State Key Laboratory of Protein and Plant Gene Research, School of Life Sciences, Peking University, Beijing 100871, PR China.
J Mol Biol. 2011 Sep 30;412(4):688-97. doi: 10.1016/j.jmb.2011.08.005. Epub 2011 Aug 5.

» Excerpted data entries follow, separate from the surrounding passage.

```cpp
static int plan_match_lds(ygzf_ctx *c, MatchArgs &A, int nPairs, size_t *ldsBytes) {
    const size_t budget = 156 * 1024;
    if (A.capCur > 65535) return fail(c, YGZF_ERR_UNSUPPORTED, "matcher supports at most 65535 keypoints per frame");
    A.qpInLds = 0;
    const struct { int desc, spill; } plans[] = {{1, 0}, {0, 0}, {0, kSpillSpec}, {0, kSpillSpec | kSpillMisc}};
    size_t b = 0, sp = 0;
    bool ok = false;
    for (const auto &pl : plans) {
        b = match_lds_bytes(A.capCur, A.capLast, pl.desc != 0, pl.spill, &sp, A.specDeep != 0);
        if (b <= budget) { A.descInLds = pl.desc; A.spill = pl.spill; ok = true; break; }
    }
    if (!ok) return fail(c, YGZF_ERR_UNSUPPORTED, "matcher needs %zu bytes of LDS for %d/%d keypoints", b, A.capCur, A.capLast);
    int rc = ensure(c, c->dQp, (size_t) nPairs * A.capLast * 32);
    if (rc) return rc;
    A.qpScratch = c->dQp.p;
    A.spillStride = (long long) sp;
    A.spillScratch = nullptr;
    if (sp) {
        if ((rc = ensure(c, c->dSpill, (size_t) nPairs * sp))) return rc;
        A.spillScratch = c->dSpill.p;
    }
    if (!c->dMatchStat.p) {
        if ((rc = ensure(c, c->dMatchStat, 64))) return rc;
        HIPCHECK(c, hipMemsetAsync(c->dMatchStat.p, 0, 64, c->stream));
    }
    A.matchStat = (unsigned *) c->dMatchStat.p;
    A.serialOrder = c->matchSerial;
    A.handoverFence = c->matchFence;
    A.fixedLanes = c->matchFixedLanes;
    A.split = 1;
    A.splitCnt = nullptr;
    A.splitX = nullptr;
    if (!A.spill && A.capLast >= 128 && c->matchSplit != 1) {
        int sp2 = c->matchSplit > 1 ? c->matchSplit : 256 / (nPairs > 0 ? nPairs : 1);
        sp2 = std::min(sp2, c->matchSplit > 1 ? 128 : 64);
        if (sp2 > 1) {
            const size_t cntBytes = (size_t) nPairs * sizeof(int);
            if (c->dSplitCnt.bytes < cntBytes) {
                if ((rc = ensure(c, c->dSplitCnt, cntBytes > 4096 ? cntBytes : 4096))) return rc;
                HIPCHECK(c, hipMemsetAsync(c->dSplitCnt.p, 0, c->dSplitCnt.bytes, c->stream));
            }
            if ((rc = ensure(c, c->dSplitX, (size_t) nPairs * A.capLast * kMatchSplitRec))) return rc;
            A.split = sp2;
            A.splitCnt = (int *) c->dSplitCnt.p;
            A.splitX = (unsigned char *) c->dSplitX.p;
// ... 104 lines not shown
    A.world = (const float *) c->dWorld.p;
    A.lastCnt = cnt;
    A.kpStrideLast = G.kpStride;
    A.cntStrideLast = 1;
    A.cntOffLast = 0;
    A.poses = (const float *) c->dPoses.p;
    fill_camera(A, cam, c);
    A.th = th;
    A.bMono = b_mono != 0;
    A.checkLevel = check_level != 0;
    A.checkOri = check_orientation != 0;
    A.owner = (uint8_t *) c->dOwner.p;
    A.match = (int *) c->dMatch.p;
    A.nmatches = (int *) c->dNMatch.p;
    A.capCur = G.kpStride;
    A.capLast = G.kpStride;
    if ((rc = run_match(c, A, B, B > 1 ? 1 : 0, B > 1 ? "pair 1" : "pair 0"))) return rc;
    set_match_pairs(c, B);
    return YGZF_OK;
}

static int read_match_stats(ygzf_ctx *c, unsigned *dst, int words) {
    if (!c || !dst) return fail(c, YGZF_ERR_INVALID, "null argument");
    for (int i = 0; i < words; i++) dst[i] = 0;
    if (!c->dMatchStat.p) return YGZF_OK;
    HIPCHECK(c, hipSetDevice(c->device));
    HIPCHECK(c, hipMemcpyAsync(dst, c->dMatchStat.p, words * sizeof(unsigned), hipMemcpyDeviceToHost, c->stream));
    HIPCHECK(c, hipStreamSynchronize(c->stream));
    return YGZF_OK;
}
int ygzf_match_fallbacks(ygzf_ctx *c, unsigned *pairs) { return read_match_stats(c, pairs, 1); }
int ygzf_match_path_stats(ygzf_ctx *c, unsigned stats[5]) { return read_match_stats(c, stats, kMatchStatWords); }

int ygzf_match_counts(ygzf_ctx *c, int *nmatches) {
    if (!c || !nmatches) return fail(c, YGZF_ERR_INVALID, "null argument");
    if (c->held.matchPairs < 1) return fail(c, YGZF_ERR_STATE, "no matched batch");
    HIPCHECK(c, hipMemcpyAsync(nmatches, c->dNMatch.p, sizeof(int) * c->held.matchPairs, hipMemcpyDeviceToHost, c->stream));
    HIPCHECK(c, hipStreamSynchronize(c->stream));
    return YGZF_OK;
}

int ygzf_match_fetch(ygzf_ctx *c, int frame, int *cur_match, uint8_t *cur_owner, int cap) {
    if (!c) return fail(c, YGZF_ERR_INVALID, "null argument");
    if (c->held.matchPairs < 1) return fail(c, YGZF_ERR_STATE, "no matched batch");
    if (frame < 0 || frame >= c->held.matchPairs) return fail(c, YGZF_ERR_INVALID, "frame %d out of range", frame);
    int n = 0;
    HIPCHECK(c, hipMemcpyAsync(&n, (int *) c->dOutCnt.p + frame + 1, sizeof(int), hipMemcpyDeviceToHost, c->stream));
    HIPCHECK(c, hipStreamSynchronize(c->stream));
    if (n > cap) return fail(c, YGZF_ERR_INVALID, "capacity %d < %d keypoints", cap, n);
    const size_t base = (size_t) frame * c->geo.kpStride;
    if (cur_match && n) HIPCHECK(c, hipMemcpyAsync(cur_match, (int *) c->dMatch.p + base, sizeof(int) * n, hipMemcpyDeviceToHost, c->stream));
    if (cur_owner && n) HIPCHECK(c, hipMemcpyAsync(cur_owner, (uint8_t *) c->dOwner.p + base, n, hipMemcpyDeviceToHost, c->stream));
    HIPCHECK(c, hipStreamSynchronize(c->stream));
    return YGZF_OK;
}

int ygzf_match_fetch_all(ygzf_ctx *c, int *match, int stride) {
    if (!c || !match) return fail(c, YGZF_ERR_INVALID, "null argument");
    if (c->held.matchPairs < 1) return fail(c, YGZF_ERR_STATE, "no matched batch");
    const int B = c->held.matchPairs, ks = c->geo.kpStride;
    if (stride < ks) return fail(c, YGZF_ERR_INVALID, "stride %d < %d (ygzf_max_keypoints)", stride, ks);
    HIPCHECK(c, hipMemcpy2DAsync(match, sizeof(int) * (size_t) stride, c->dMatch.p, sizeof(int) * (size_t) ks, sizeof(int) * (size_t) ks, B,
                                 hipMemcpyDeviceToHost, c->stream));
    HIPCHECK(c, hipStreamSynchronize(c->stream));
    return YGZF_OK;
}
// ... 802 lines not shown
```

### orb_ygz_slam_amd/csrc/ygzf_ctx.h

```cpp
#ifndef YGZF_CTX_H
#define YGZF_CTX_H
#include <cmath>
#include <cstdarg>
#include <cstdio>
#include <cstdlib>
#include <cstring>
#include <limits>
#include <mutex>

#include "kernels.h"

#define YGZF_HIDDEN __attribute__((visibility("hidden")))

namespace ygzf {
YGZF_HIDDEN int cv_round_host(double v);
enum KernelKind { KK_PYR = 0, KK_FAST, KK_OCTREE, KK_DESCRIBE, KK_HAMMING, KK_BACKPROJ, KK_MATCH, KK_SIA, KK_FAST10, KK_DSO, KK_STEREO, KK_DIRECT, KK_BOW, KK_FRUSTUM, KK_DISTINCTIVE, KK_BOWNODES, KK_GRID, KK_FASTQ, KK_TRI, KK_FASTP, KK_FUSE, KK_PROJ, KK_COUNT };
static const char *kKernelNames[KK_COUNT] = {"k_pyr_resize", "k_fast_tab", "k_octree", "k_describe", "k_hamming_pairs",
                                             "k_backproject_unit", "k_match_last", "k_sia_run", "k_f10_*", "k_dso_cells", "k_stereo_*", "k_direct_projection", "k_bow_descend", "k_frustum", "k_distinctive", "k_bow_nodes", "k_features_in_area", "k_fast_quads", "k_tri_nodes", "k_fast_tab_persist", "k_fuse", "k_proj_search"};

struct Geometry {
    int w = 0, h = 0;
    std::vector<LevelGeom> lv;
    std::vector<int> xofs, yofs;
    std::vector<short> xalpha, ybeta;
// ... 84 lines not shown
    unsigned *hFastStats = nullptr;
    Buf dFastCtr;
    int cuCount = 256;
    Buf dResPack;
    Buf dUpStage;
    hipEvent_t evShare = nullptr;
    hipEvent_t evPyrDone = nullptr;
    uint8_t *hIn = nullptr;
    void *hInDev = nullptr;
    size_t hInBytes = 0;
    hipEvent_t evIn = nullptr;
    bool evInPending = false;
    uint8_t *hStage = nullptr;
    size_t hStageBytes = 0;
    void *hStageDev = nullptr;
    Held held;
    int img0Pitch = 0;
    hipEvent_t tStart = nullptr, tStop = nullptr;
    bool useGraphs = !debug_flag("nograph");
    int pyrStripFrames = (int) forced("pyr_strip_frames", 16);
    PyrChainGraph pyrGraph = {};
    const void *pyrGraphKey[6] = {nullptr};
    bool extractAhead = false;
    hipStream_t streamCopy = nullptr;
    hipEvent_t evPyramid = nullptr;
    bool profile = false;
    bool debugSync = debug_flag("sync");
    bool linkKernels = forced("fetch_kernel", 1) != 0, pyrLink = forced("pyr_link", 1) != 0;
    int uploadKernelFrames = (int) forced("upload_kernel_frames", 2);
    size_t uploadKernelBytes = (size_t) forced("upload_kernel_bytes", 16l << 20);
    int octHelpersForced = (int) forced("oct_helpers", -1), octHelperSpin = (int) forced("oct_helper_spin", 1 << 16);
    int fastPersistMode = (int) forced("fast_persist", -1), fastPersistWgs = (int) forced("fast_persist_wgs", 8);
    int matchSplit = (int) forced("match_split", 0);
    int matchFixedLanes = forced_is("match_lanes", "fixed");
    int matchFence = (int) forced("match_fence", 0);
    int matchSerial = (int) forced("match_serial", 0);
    bool siaPerLevel = forced("sia_precompute", 1) != 0;
    bool octDebug = debug_flag("oct"), matchDebug = debug_flag("match"), siaDebug = debug_flag("sia");
    struct Rec { int kind; hipEvent_t a, b; };
    std::vector<Rec> recs;
    std::vector<hipEvent_t> pool;
    float profMs[KK_COUNT] = {0};
    int profN[KK_COUNT] = {0};
};

extern YGZF_HIDDEN thread_local std::string g_create_err;

static int fail(ygzf_ctx *c, int code, const char *fmt, ...) {
    char buf[512];
    va_list ap;
    va_start(ap, fmt);
    vsnprintf(buf, sizeof buf, fmt, ap);
    va_end(ap);
    if (c) {
        if (c->stream) (void) hipStreamSynchronize(c->stream);
        c->err = buf;
    } else {
        g_create_err = buf;
    }
    return code;
}

#define HIPCHECK(c, expr)                                                                                         \
    do {                                                                                                          \
        hipError_t _e = (expr);                                                                                   \
        if (_e != hipSuccess) return fail(c, YGZF_ERR_HIP, "%s failed: %s (%s:%d)", #expr, hipGetErrorString(_e), \
// ... 208 lines not shown
```

Before: 259,200.

## Shrink matcher LDS footprint by aliasing cellFill and narrowing cellStart

```diff
diff --git a/include/ygzf.h b/include/ygzf.h
--- a/include/ygzf.h
+++ b/include/ygzf.h
@@ -42,6 +42,8 @@
 int ygzf_pyramid_plan_host(const ygzf_extractor_cfg *cfg, int w, int h, int *n_strips, int *lds_bytes, int *level_wh, unsigned short *rows, int rows_cap);
 int ygzf_pyramid_plan_base_host(const ygzf_extractor_cfg *cfg, int w, int h);
 int ygzf_octree_sort_plan_host(const ygzf_extractor_cfg *cfg, int w, int h, int *groups, int groups_cap);
+int ygzf_match_lds_plan_host(const ygzf_extractor_cfg *cfg, int w, int h, int cap_cur, int cap_last, int n_pairs, int spec_deep, int forced_plan,
+                             int batched_budget, long long *out, int out_cap);
 
 int ygzf_extract_resident(ygzf_ctx *ctx, ygzf_kp *kps, uint8_t *desc, int cap, int *n_out);
 
diff --git a/orb_ygz_slam_amd/capi.py b/orb_ygz_slam_amd/capi.py
--- a/orb_ygz_slam_amd/capi.py
+++ b/orb_ygz_slam_amd/capi.py
@@ -249,6 +249,25 @@
     return [dict(zip(keys, (int(v) for v in out[6 * i:6 * i + 6]))) for i in range(n)]
 
 
+MATCH_LDS_ARRAYS = ("cellStart", "cellFill", "list", "cx", "cy", "owner", "octave", "qobs", "specKey", "specI2", "specKeyB", "specI2B", "events", "qang",
+                    "cang", "match", "claim", "extOf", "extKey", "extI2", "extWork", "desc")
+
+
+def match_lds_plan_host(nfeatures, scale_factor, nlevels, w, h, cap_cur, cap_last, n_pairs, spec_deep=False, forced_plan=-1, batched_budget=False):
+    L = load_library()
+    L.ygzf_match_lds_plan_host.argtypes = [C.POINTER(ExtractorCfg)] + [C.c_int] * 8 + [C.c_void_p, C.c_int]
+    cfg = ExtractorCfg(nfeatures, scale_factor, nlevels, 20, 7, 0)
+    out = np.zeros(10 + 32, np.int64)
+    rc = L.ygzf_match_lds_plan_host(C.byref(cfg), w, h, cap_cur, cap_last, n_pairs, int(spec_deep), forced_plan, int(batched_budget), _p(out), out.size)
+    if rc not in (0, -4):
+        raise YgzfError("ygzf_match_lds_plan_host failed (%d)" % rc)
+    v = [int(x) for x in out]
+    n = v[9]
+    assert n <= len(MATCH_LDS_ARRAYS)
+    return {"plan": v[0] if rc == 0 else None, "desc": v[1], "spill": v[2], "lds_bytes": v[3], "spill_bytes": v[4], "budget": v[5], "kind_budget": v[6],
+            "fast_lds_bytes": v[7], "fill_host": v[8], "arrays": dict(zip(MATCH_LDS_ARRAYS[:n], v[10:10 + n]))}
+
+
 class Extractor:
 
     def __init__(self, nfeatures=1000, scale_factor=1.2, nlevels=8, ini_th=20, min_th=7, max_width=752, max_height=480,
diff --git a/orb_ygz_slam_amd/csrc/kernels.h b/orb_ygz_slam_amd/csrc/kernels.h
--- a/orb_ygz_slam_amd/csrc/kernels.h
+++ b/orb_ygz_slam_amd/csrc/kernels.h
@@ -154,6 +154,7 @@
 constexpr int kSpillSpec = 1, kSpillMisc = 2;
 constexpr int kMatchSplitRec = 56;
 size_t match_lds_bytes(int capCur, int capLast, bool descInLds, int spill, size_t *spillBytes, bool specDeep);
+int match_lds_carve(int capCur, int capLast, bool descInLds, int spill, bool specDeep, long long *bytes, int cap, int *fillHost);
 hipError_t match_prepare(size_t ldsBytes);
 void launch_backproject_unit(hipStream_t st, const ygzf_kp *keys, const int *cnt, long long kpStride, int maxKp, int nFrames, float fx,
                              float fy, float cx, float cy, float *world);
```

Cobalamin-independent methionine synthase (MetE) catalyzes the direct transfer of a methyl group from methyltetrahydrofolate to l-homocysteine to form methionine. Previous studies have shown that the MetE active site coordinates a zinc atom, which is thought to act as a Lewis acid and plays a role in the activation of thiol. Extended X-ray absorption fine structure studies and mutagenesis experiments identified the zinc-binding site in MetE from Escherichia coli. Further structural investigations of MetE from Thermotoga maritima lead to the proposition of two models: "induced fit" and "dynamic equilibrium", to account for the catalytic mechanisms of MetE. Here, we present crystal structures of oxidized and zinc-replete MetE from Streptococcus mutans at the physiological pH. The structures reveal that zinc is mobile in the active center and has the possibility to invert even in the absence of homocysteine. These structures provide evidence for the dynamic equilibrium model.
钴胺素非依赖型蛋氨酸合成酶(MetE)催化将甲基从甲基四氢叶酸直接转移到 l-高半胱氨酸上,形成蛋氨酸。先前的研究表明,MetE 的活性位点与一个锌原子配位,该锌原子被认为是一种路易斯酸,在巯基的活化中起作用。扩展的 X 射线吸收精细结构研究和突变实验确定了来自大肠杆菌的 MetE 的锌结合位点。进一步对来自海洋栖热菌的 MetE 的结构研究提出了两种模型:“诱导契合”和“动态平衡”,以解释 MetE 的催化机制。在这里,我们展示了在生理 pH 值下变形链球菌氧化态和锌充足态 MetE 的晶体结构。这些结构表明锌在活性中心中是可移动的,即使在没有高半胱氨酸的情况下也有可能反转。这些结构为动态平衡模型提供了证据。